▶ **THE TASK**: Repeat each record word for word. Leave nothing out.

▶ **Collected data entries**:
•••
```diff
-    float on4[4] = {0.f, 0.f, 0.f, 0.f}, en4[4] = {0.f, 0.f, 0.f, 0.f};
+    float on4[4] = {0.f, 0.f, 0.f, 0.f};
     int srow_n = -1;
+    auto source_row = [&](int it) {
+        const int rin = r0 + it - (BWD ? R : L);
+        if (BWD) return (border == KM_BORDER_CIRCULAR) ? km_border_map(rin, H, KM_BORDER_CIRCULAR) : ((rin >= 0 && rin < H) ? rin : -1);
+        return km_border_map(rin, H, border);
+    };
     auto request = [&](int it) {
-        const int rin = r0 + it - (BWD ? R : L);
-        int sr;
-        if (BWD) sr = (border == KM_BORDER_CIRCULAR) ? km_border_map(rin, H, KM_BORDER_CIRCULAR) : ((rin >= 0 && rin < H) ? rin : -1);
-        else sr = km_border_map(rin, H, border);
+        const int sr = source_row(it);
         srow_n = sr;
-        if (sr >= 0) {
-            const T* rowp = img + (size_t)sr * W;
-            km_ld4(rowp + c0, on4);
-            if (border != KM_BORDER_CIRCULAR && (e0 || e63)) km_ld4(rowp + (e0 ? offL : offR), en4);
+        if (sr >= 0 && live) km_ld4(img + (size_t)sr * W + c0, on4);
+    };
+    constexpr bool TWO_GATHERS = (ROWS + K - 1 > 32);
+    float g4[4] = {0.f, 0.f, 0.f, 0.f};
+    const bool need_l = (tbx != 0u), need_r = ((int)tbx * 256 + 256 < W);
+    const bool gathers = (border != KM_BORDER_CIRCULAR) && (need_l || need_r);
+    auto gather = [&](int base) {
+        int gl = lane;
+        KM_OPAQUE(gl);
+        const bool side_r = (gl >= 32);
+        const int gc = side_r ? (int)tbx * 256 + 256 : (int)tbx * 256 - 4;
+        const bool need = side_r ? need_r : need_l;
+        const int gi = base + (gl & 31);
+        const int sr = source_row(gi);
+        if (need && gi < total && sr >= 0) km_ld4(img + (size_t)sr * W + gc, g4);
+    };
+    if (gathers) gather(0);
+    request(0);
+
+    for (int it0 = 0; it0 < total; it0 += K) {
+        if constexpr (TWO_GATHERS) {
+            if (gathers && total > 32 && it0 + 2 * K >= 32 && it0 + K < 32) gather(32);
         }
-    };
-    request(0);
-
-    for (int it0 = 0; it0 < total; it0 += K) {
 #pragma unroll
         for (int kk = 0; kk < K; ++kk) {
             const int it = it0 + kk;
             if (it < total) {
                 const int srow = srow_n;
                 float v[12];
-                float o4[4], e4[4];
-#pragma unroll
-                for (int q = 0; q < 4; ++q) { o4[q] = on4[q]; e4[q] = en4[q]; }
+                float o4[4];
+#pragma unroll
+                for (int q = 0; q < 4; ++q) o4[q] = on4[q];
                 if (it + 1 < total) request(it + 1);
                 if (srow >= 0) {
                     const T* rowp = img + (size_t)srow * W;
@@ -147,11 +164,13 @@
                         km_ld4(rowp + offL, l4);
                         km_ld4(rowp + offR, r4);
                     } else {
+                        const int gl = it & 31;
 #pragma unroll
                         for (int q = 0; q < 4; ++q) {
                             const float pl = km_prev64(o4[q]), nr = km_next64(o4[q]);
-                            l4[q] = e0 ? e4[q] : pl;
-                            r4[q] = e63 ? e4[q] : nr;
+                            const float el = km_readlane(g4[q], gl), er = km_readlane(g4[q], 32 + gl);
+                            l4[q] = e0 ? el : pl;
+                            r4[q] = e63 ? er : nr;
                         }
                     }
                     if (border != KM_BORDER_CIRCULAR) {
@@ -251,7 +270,7 @@
                             res[o] = acc;
                         }
                     }
-                    km_st4_pol(out + (size_t)r * W + c0, res, a.stream_out != 0u);
+                    if (live) km_st4_pol(out + (size_t)r * W + c0, res, a.stream_out != 0u);
                 }
             }
         }
diff --git a/kornia_amd/csrc/km_common.h b/kornia_amd/csrc/km_common.h
--- a/kornia_amd/csrc/km_common.h
+++ b/kornia_amd/csrc/km_common.h
@@ -75,6 +75,11 @@
 #undef KM_DSUM_STEP
     return v;
 }
+__device__ __forceinline__ float km_readlane(float v, int src) {
+    return __uint_as_float((uint32_t)__builtin_amdgcn_readlane((int)__float_as_uint(v), src));
+}
+#else
+__device__ __forceinline__ float km_readlane(float v, int src) { return __shfl(v, src, 64); }
 #endif
 
 __device__ __forceinline__ void km_quad_transpose4(float (&a)[4], int q) {
```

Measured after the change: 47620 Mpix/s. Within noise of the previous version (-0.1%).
•••
▶ **RESULT FOR THIS TASK**:
```diff
-    float on4[4] = {0.f, 0.f, 0.f, 0.f}, en4[4] = {0.f, 0.f, 0.f, 0.f};
+    float on4[4] = {0.f, 0.f, 0.f, 0.f};
     int srow_n = -1;
+    auto source_row = [&](int it) {
+        const int rin = r0 + it - (BWD ? R : L);
+        if (BWD) return (border == KM_BORDER_CIRCULAR) ? km_border_map(rin, H, KM_BORDER_CIRCULAR) : ((rin >= 0 && rin < H) ? rin : -1);
+        return km_border_map(rin, H, border);
+    };
     auto request = [&](int it) {
-        const int rin = r0 + it - (BWD ? R : L);
-        int sr;
-        if (BWD) sr = (border == KM_BORDER_CIRCULAR) ? km_border_map(rin, H, KM_BORDER_CIRCULAR) : ((rin >= 0 && rin < H) ? rin : -1);
-        else sr = km_border_map(rin, H, border);
+        const int sr = source_row(it);
         srow_n = sr;
-        if (sr >= 0) {
-            const T* rowp = img + (size_t)sr * W;
-            km_ld4(rowp + c0, on4);
-            if (border != KM_BORDER_CIRCULAR && (e0 || e63)) km_ld4(rowp + (e0 ? offL : offR), en4);
+        if (sr >= 0 && live) km_ld4(img + (size_t)sr * W + c0, on4);
+    };
+    constexpr bool TWO_GATHERS = (ROWS + K - 1 > 32);
+    float g4[4] = {0.f, 0.f, 0.f, 0.f};
+    const bool need_l = (tbx != 0u), need_r = ((int)tbx * 256 + 256 < W);
+    const bool gathers = (border != KM_BORDER_CIRCULAR) && (need_l || need_r);
+    auto gather = [&](int base) {
+        int gl = lane;
+        KM_OPAQUE(gl);
+        const bool side_r = (gl >= 32);
+        const int gc = side_r ? (int)tbx * 256 + 256 : (int)tbx * 256 - 4;
+        const bool need = side_r ? need_r : need_l;
+        const int gi = base + (gl & 31);
+        const int sr = source_row(gi);
+        if (need && gi < total && sr >= 0) km_ld4(img + (size_t)sr * W + gc, g4);
+    };
+    if (gathers) gather(0);
+    request(0);
+
+    for (int it0 = 0; it0 < total; it0 += K) {
+        if constexpr (TWO_GATHERS) {
+            if (gathers && total > 32 && it0 + 2 * K >= 32 && it0 + K < 32) gather(32);
         }
-    };
-    request(0);
-
-    for (int it0 = 0; it0 < total; it0 += K) {
 #pragma unroll
         for (int kk = 0; kk < K; ++kk) {
             const int it = it0 + kk;
             if (it < total) {
                 const int srow = srow_n;
                 float v[12];
-                float o4[4], e4[4];
-#pragma unroll
-                for (int q = 0; q < 4; ++q) { o4[q] = on4[q]; e4[q] = en4[q]; }
+                float o4[4];
+#pragma unroll
+                for (int q = 0; q < 4; ++q) o4[q] = on4[q];
                 if (it + 1 < total) request(it + 1);
                 if (srow >= 0) {
                     const T* rowp = img + (size_t)srow * W;
@@ -147,11 +164,13 @@
                         km_ld4(rowp + offL, l4);
                         km_ld4(rowp + offR, r4);
                     } else {
+                        const int gl = it & 31;
 #pragma unroll
                         for (int q = 0; q < 4; ++q) {
                             const float pl = km_prev64(o4[q]), nr = km_next64(o4[q]);
-                            l4[q] = e0 ? e4[q] : pl;
-                            r4[q] = e63 ? e4[q] : nr;
+                            const float el = km_readlane(g4[q], gl), er = km_readlane(g4[q], 32 + gl);
+                            l4[q] = e0 ? el : pl;
+                            r4[q] = e63 ? er : nr;
                         }
                     }
                     if (border != KM_BORDER_CIRCULAR) {
@@ -251,7 +270,7 @@
                             res[o] = acc;
                         }
                     }
-                    km_st4_pol(out + (size_t)r * W + c0, res, a.stream_out != 0u);
+                    if (live) km_st4_pol(out + (size_t)r * W + c0, res, a.stream_out != 0u);
                 }
             }
         }
diff --git a/kornia_amd/csrc/km_common.h b/kornia_amd/csrc/km_common.h
--- a/kornia_amd/csrc/km_common.h
+++ b/kornia_amd/csrc/km_common.h
@@ -75,6 +75,11 @@
 #undef KM_DSUM_STEP
     return v;
 }
+__device__ __forceinline__ float km_readlane(float v, int src) {
+    return __uint_as_float((uint32_t)__builtin_amdgcn_readlane((int)__float_as_uint(v), src));
+}
+#else
+__device__ __forceinline__ float km_readlane(float v, int src) { return __shfl(v, src, 64); }
 #endif
 
 __device__ __forceinline__ void km_quad_transpose4(float (&a)[4], int q) {
```

Measured after the change: 47620 Mpix/s. Within noise of the previous version (-0.1%).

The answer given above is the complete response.